Climate Data Homogenization
Why it is important?
Climate data are the records of observed climate conditions taken at specific sites and times with particular instruments under a set of standard procedures. A climate dataset therefore contains climate information at the observation sites, as well as other not-climate-related factors such as the environment of the observation station, and information about the instruments and observation procedures under which the records were taken. An assumption is made that the station records are representative of climate conditions over a region when the data are used in climate analysis. This is, unfortunately, not always the case. For example, if an observing station is moved from a hill top location to the valley floor 300 meters lower in the elevation, analysis of its temperature data will likely show an abrupt warming at the time of the station relocation. This artifical jump would not be representative of temperature change in the region. Also, consider a station located in the garden of a competent and conscientious observer for 50 years, and suppose a tree was planted west of the garden at the time the observation station was established. The instruments are maintained in good condition and the observer accurately records the temperature in the garden. The tree slowly grows up and shades the observing site during the late afternoon when the daily maximum temperature is observed. As a result, the recorded daily maximum temperature would gradually become lower than that over the surrounding area not shaded by the tree. Thus the station would gradually become less representative of the surrounding area. As shown in a real example, where a Canadian station was moved about 100m away from its original site, trend analysis conducted on inhomoheneous data can be very unreliable. It is therefore important to remove the non-climate factors from the data as much as possible, before the climate data can be reliably used for climate change studies.
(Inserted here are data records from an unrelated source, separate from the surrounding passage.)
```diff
+__global__ __launch_bounds__(256) void rg_dst_bucket_kernel(const int32_t* __restrict__ run_len,
+                                                            const uint32_t* __restrict__ n_runs,
+                                                            const uint32_t* __restrict__ n_rows,
+                                                            const uint32_t* __restrict__ bucket_start,
+                                                            const uint32_t* __restrict__ len_sum,
+                                                            uint32_t* __restrict__ run_dst,
+                                                            const int32_t* __restrict__ run_at,
+                                                            uint32_t* __restrict__ dst_of) {
+    __shared__ uint32_t s_w[4], s_b[4];
+    const int t = threadIdx.x, lane = t & 63, wave = t >> 6;
+    const uint32_t b = blockIdx.x;
+    const uint32_t n = *n_runs;
+    if (n == 0u || *n_rows >= BESST_ROWS_RUN_OVERFLOW) return;
+    uint32_t s0 = bucket_start[b], e0 = bucket_start[b + 1];
+    s0 = s0 < n ? s0 : n;
+    e0 = e0 < n ? e0 : n;
+    if (e0 <= s0) return;
+    uint32_t before = 0;
+    for (uint32_t bb = t; bb < b; bb += 256) before += len_sum[bb];
+#pragma unroll
+    for (int d = 32; d > 0; d >>= 1) before += (uint32_t)__shfl_xor((int)before, d, 64);
+    if (lane == 0) s_b[wave] = before;
+    __syncthreads();
+    uint32_t base = s_b[0] + s_b[1] + s_b[2] + s_b[3];
+    for (uint32_t j0 = s0; j0 < e0; j0 += 256u) {
+        const uint32_t j = j0 + (uint32_t)t;
+        const uint32_t len = j < e0 ? (uint32_t)run_len[j] : 0u;
+        uint32_t x = len;
+#pragma unroll
+        for (int d = 1; d < 64; d <<= 1) {
+            const uint32_t v = (uint32_t)__shfl_up((int)x, d, 64);
+            if (lane >= d) x += v;
+        }
+        if (lane == 63) s_w[wave] = x;
+        __syncthreads();
+        uint32_t off = base + x - len, tot = 0;
+#pragma unroll
+        for (int q = 0; q < 4; ++q) {
+            if (q < wave) off += s_w[q];
+            tot += s_w[q];
+        }
+        if (j < e0) {
+            run_dst[j] = off;
+            if (dst_of) dst_of[(uint32_t)run_at[j]] = off;
+        }
+        base += tot;
+        __syncthreads();
+    }
+}
+
 __global__ __launch_bounds__(256) void rg_rows_kernel(const uint32_t* __restrict__ status, uint32_t* __restrict__ n_rows,
                                                       const uint32_t* __restrict__ r_runs, const uint32_t* __restrict__ r_first_run,
                                                       const int32_t* __restrict__ run_at, const uint32_t* __restrict__ run_dst,
@@ -548,7 +598,7 @@
 
 __global__ __launch_bounds__(256) void rl_list_kernel(SegSource seg, uint32_t run_cap, uint64_t* __restrict__ run_keys,
                                                       uint64_t* __restrict__ run_payload, RunCols rc,
-                                                      uint32_t* __restrict__ n_runs, uint32_t* __restrict__ status) {
+                                                      uint32_t* n_runs, uint32_t* status, int clear_status) {
     const int lane = threadIdx.x & 63;
     const uint32_t b = blockIdx.x * 4u + (uint32_t)__builtin_amdgcn_readfirstlane((int)(threadIdx.x >> 6));
     if (b >= seg.nblocks) return;
@@ -564,6 +614,9 @@
     }
     if (b == seg.nblocks - 1u && lane == 0) {
         const uint32_t all = k.run0 + k.total;
+        if (clear_status)
+            for (int q = 0; q < 16; ++q)
+                if (status + q != n_runs) status[q] = 0u;
         if (all > run_cap || *seg.run_status != 0u) {
             status[1] = 1u;
             status[2] = all;
@@ -765,7 +818,8 @@
     w.run_len = reinterpret_cast<int32_t*>(p + off); off += align_up(rc * 4, 256);
     w.run_at = reinterpret_cast<int32_t*>(p + off); off += align_up(rc * 4, 256);
     w.run_dst = reinterpret_cast<uint32_t*>(p + off); off += align_up(rc * 4, 256);
-    w.tile_sum = reinterpret_cast<uint32_t*>(p + off); off += align_up(((rc + kRsTile - 1) / kRsTile) * 4, 256);
+    const size_t sums = (rc + kRsTile - 1) / kRsTile;
+    w.tile_sum = reinterpret_cast<uint32_t*>(p + off); off += align_up((sums > (size_t)kBucketSumWords ? sums : (size_t)kBucketSumWords) * 4, 256);
     w.r_mask = reinterpret_cast<uint32_t*>(p + off); off += align_up(rc * 4, 256);
     w.r_runs = reinterpret_cast<uint32_t*>(p + off); off += align_up(rc * 4, 256);
     w.r_sum = reinterpret_cast<int64_t*>(p + off); off += align_up(rc * 8, 256);
@@ -799,7 +853,9 @@
     RunRec* staged = static_cast<RunRec*>(staged_rows);
     const uint32_t nchunks = (uint32_t)((cap + kRgChunk - 1) / kRgChunk);
     const uint32_t grid1 = (nchunks + kRgWaves - 1) / kRgWaves;
-    BESST_HIP_TRY(hipMemsetAsync(w.status, 0, 64, s));
+    const char* const ls_env = getenv("BESST_LIST_STATUS");
+    const bool list_clears = seg && seg->run_offsets && seg->nblocks > 0 && !(ls_env && atoi(ls_env) == 0);
+    if (!list_clears) BESST_HIP_TRY(hipMemsetAsync(w.status, 0, 64, s));
     if (seg && seg->run_offsets) {
         BESST_REQUIRE(!first_map && seg->summ && seg->run_status, "reduce: incomplete description of the record loop's runs");
         RunCols rc;
@@ -816,18 +872,26 @@
         {
             ProfScope ps(s, kProfRunList);
             hipLaunchKernelGGL(rl_list_kernel, dim3((bgrid + 3u) / 4u), dim3(256), 0, s, *seg, w.run_cap, w.run_keys, w.run_payload, rc,
-                               w.n_runs, w.status);
-        }
+                               w.n_runs, w.status, list_clears ? 1 : 0);
+        }
+        const char* const bs_env = getenv("BESST_BUCKET_SCAN");
+        BucketSums bsums{(bs_env && atoi(bs_env) == 0) ? nullptr : w.tile_sum, nullptr, 0u};
         const int rcode = launch_sort_reduce(s, (int64_t)w.run_cap, w.n_runs, key_bits, w.run_keys, w.run_payload, row_key, w.r_mask,
                                              w.r_runs, w.r_sum, w.r_sq, w.r_first, w.r_first_run, w.run_len, w.run_at, n_rows,
-                                             w.nested, w.nested_bytes, nullptr, key_base, false, nullptr, BESST_REDUCE_NO_RUNS);
+                                             w.nested, w.nested_bytes, nullptr, key_base, false, nullptr, BESST_REDUCE_NO_RUNS,
+                                             &bsums);
         if (rcode) return rcode;
         const uint32_t tiles = (w.run_cap + kRsTile - 1) / kRsTile;
         {
             ProfScope ps(s, kProfRunScan);
-            hipLaunchKernelGGL(rg_tile_sums_kernel, dim3(tiles), dim3(kRsThreads), 0, s, w.run_len, w.n_runs, w.tile_sum);
-            hipLaunchKernelGGL(rg_dst_kernel, dim3(tiles), dim3(kRsThreads), 0, s, w.run_len, w.n_runs, w.tile_sum, w.run_dst,
-                               w.run_at, rc.dst);
+            if (bsums.buckets) {
+                hipLaunchKernelGGL(rg_dst_bucket_kernel, dim3(bsums.buckets), dim3(256), 0, s, w.run_len, w.n_runs, n_rows,
+                                   bsums.bucket_start, w.tile_sum, w.run_dst, w.run_at, rc.dst);
+            } else {
+                hipLaunchKernelGGL(rg_tile_sums_kernel, dim3(tiles), dim3(kRsThreads), 0, s, w.run_len, w.n_runs, w.tile_sum);
+                hipLaunchKernelGGL(rg_dst_kernel, dim3(tiles), dim3(kRsThreads), 0, s, w.run_len, w.n_runs, w.tile_sum, w.run_dst,
+                                   w.run_at, rc.dst);
+            }
         }
         {
             ProfScope ps(s, kProfRunPlace);
diff --git a/besst_amd/csrc/sortreduce.hip b/besst_amd/csrc/sortreduce.hip
--- a/besst_amd/csrc/sortreduce.hip
+++ b/besst_amd/csrc/sortreduce.hip
@@ -641,8 +641,10 @@
     uint32_t* __restrict__ row_n, unsigned long long* __restrict__ row_sum,
     unsigned long long* __restrict__ row_sum_sq, uint32_t* __restrict__ row_first, uint32_t* __restrict__ row_offset,
     int32_t* __restrict__ obs_lo, int32_t* __restrict__ obs_hi, const uint32_t* __restrict__ first_map,
-    uint64_t key_base, const unsigned long long* __restrict__ msd_flags, unsigned long long nonce) {
+    uint64_t key_base, const unsigned long long* __restrict__ msd_flags, unsigned long long nonce,
+    uint32_t* __restrict__ len_sum) {
     __shared__ uint32_t s_part[4];
+    __shared__ uint32_t s_len[4];
     __shared__ int s_wheads[4];
     const int t = threadIdx.x, lane = t & 63, wave = t >> 6;
     const uint32_t b = blockIdx.x;
@@ -665,7 +667,11 @@
     const uint32_t base = s_part[0] + s_part[1] + s_part[2] + s_part[3];
     if (b == gridDim.x - 1 && t == 0) *n_rows = base + bucket_rows[b];
     const int n = (int)(e0 - s0);
-    if (n == 0) return;
+    if (n == 0) {
+        if (len_sum && t == 0) len_sum[b] = 0u;
+        return;
+    }
+    uint32_t len_acc = 0;
     const uint64_t idx_mask = (1ull << packed_bits) - 1ull;
     const unsigned long long le_mask = lane == 63 ? ~0ull : ((2ull << lane) - 1ull);
     int64_t rows_done = (int64_t)base;
@@ -695,6 +701,7 @@
         if (live) {
             obs_lo[i] = o_lo;
             obs_hi[i] = o_hi;
+            len_acc += lo;
             if (head) {
                 row_key[row] = key + key_base;
                 row_mask[row] = hi >> 30;
@@ -724,6 +731,13 @@
         }
         rows_done += ctot;
         __syncthreads();
+    }
+    if (len_sum) {
+#pragma unroll
+        for (int d = 32; d > 0; d >>= 1) len_acc += (uint32_t)__shfl_xor((int)len_acc, d, 64);
+        if (lane == 0) s_len[wave] = len_acc;
+        __syncthreads();
+        if (t == 0) len_sum[b] = s_len[0] + s_len[1] + s_len[2] + s_len[3];
     }
 }
 
@@ -1067,7 +1081,8 @@
                        uint32_t* row_mask, uint32_t* row_n, int64_t* row_sum, int64_t* row_sum_sq,
                        uint32_t* row_first, uint32_t* row_offset, int32_t* obs_lo, int32_t* obs_hi,
                        uint32_t* n_rows, void* ws, size_t ws_bytes, const uint32_t* first_map, uint64_t key_base,
-                       bool hist_ready, const SegSource* seg, uint32_t flags) {
+                       bool hist_ready, const SegSource* seg, uint32_t flags, BucketSums* bucket_sums) {
+    if (bucket_sums) { bucket_sums->bucket_start = nullptr; bucket_sums->buckets = 0; }
     BESST_REQUIRE(cap >= 0 && cap < ((int64_t)1 << 32), "reduce: capacity out of range");
     BESST_REQUIRE(key_bits >= 1 && key_bits <= 64, "reduce: key_bits out of range");
     if (cap == 0) {
@@ -1124,9 +1139,15 @@
         }
         if (packed_bits) {
             ProfScope ps(s, kProfBucketReduce);
+            uint32_t* len_sum = nullptr;
+            if (bucket_sums && bucket_sums->len_sum && (1 << kMsdBits) <= kBucketSumWords) {
+                len_sum = bucket_sums->len_sum;
+                bucket_sums->bucket_start = w.bucket_start;
+                bucket_sums->buckets = 1u << kMsdBits;
+            }
             hipLaunchKernelGGL(bucket_reduce_kernel, dim3(1u << kMsdBits), dim3(256), 0, s, w.keys[0], payload, n_tuples,
                                w.bucket_start, w.bucket_rows, packed_bits, shift, n_rows, row_key, row_mask, row_n, zsum, zsq,
-                               row_first, row_offset, obs_lo, obs_hi, first_map, key_base, mflags, nonce);
+                               row_first, row_offset, obs_lo, obs_hi, first_map, key_base, mflags, nonce, len_sum);
             BESST_HIP_TRY(hipGetLastError());
             return BESST_OK;
         }
```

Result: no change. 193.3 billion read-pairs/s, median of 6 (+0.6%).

Purpose of Data Homogenization
The aim of climate data homogenization is to adjust observations, if necessary, so that the temporal variations in the adjusted data are caused only by climate processes. This is not an easy task. A great deal of effort has been made to develop methods to identify and remove non-climatic inhomogeneities. An authoritative review can be found in Peterson et al. (1998). The CCl has also developed a set of practical guidelines on how to deal with inhomogeneity problems depending on the circumstances under which inhomogeneity occurs. Most techniques developed so far are suited for data at monthly or longer time scales. A few methods are also developed for use with daily data (e.g. Vincent 2001). An R-based toolkit RHTest, that uses a two-phase regression technique (Wang 2003) for the detection and adjustment of inhomogeneity is available from this site.
References
- Aguilar, E., I. Auer, M. Brunet, T.C. Peterson, and J. Wieringa, ??? Guidance on metadata and homogenization
- Peterson, T.C., Easterling, D.R., Karl, T.R., Groisman, P., Nicholls, N., Plummer, N., Torok, S., Auer, I., Bohm, R., Gullett, D., Vincent, L., Heino, R., Tuomenvirta, H., Mestre, O., Szentimrey, T., Salinger, J., Foland, E.J., Hanssen-Bauer, I., Alexandersson, H., Jones, P. and Parker, D., 1998: Homogeneity adjustments of in situ atmospheric climate data: a review. International Journal of Climatology, 18,1493-1517.
- Vincent, L. A., X. Zhang, B.R. Bonsal, W.D. Hogg, 2002: Homogenization of daily temperatures over Canada. Journal of Climate,15,1322-1334.
- Wang, X.L., 2003: Comments on "Detection of undocumented changepoints: A revision of the two-phase regression model". Journal of Climate,16,3383-3385.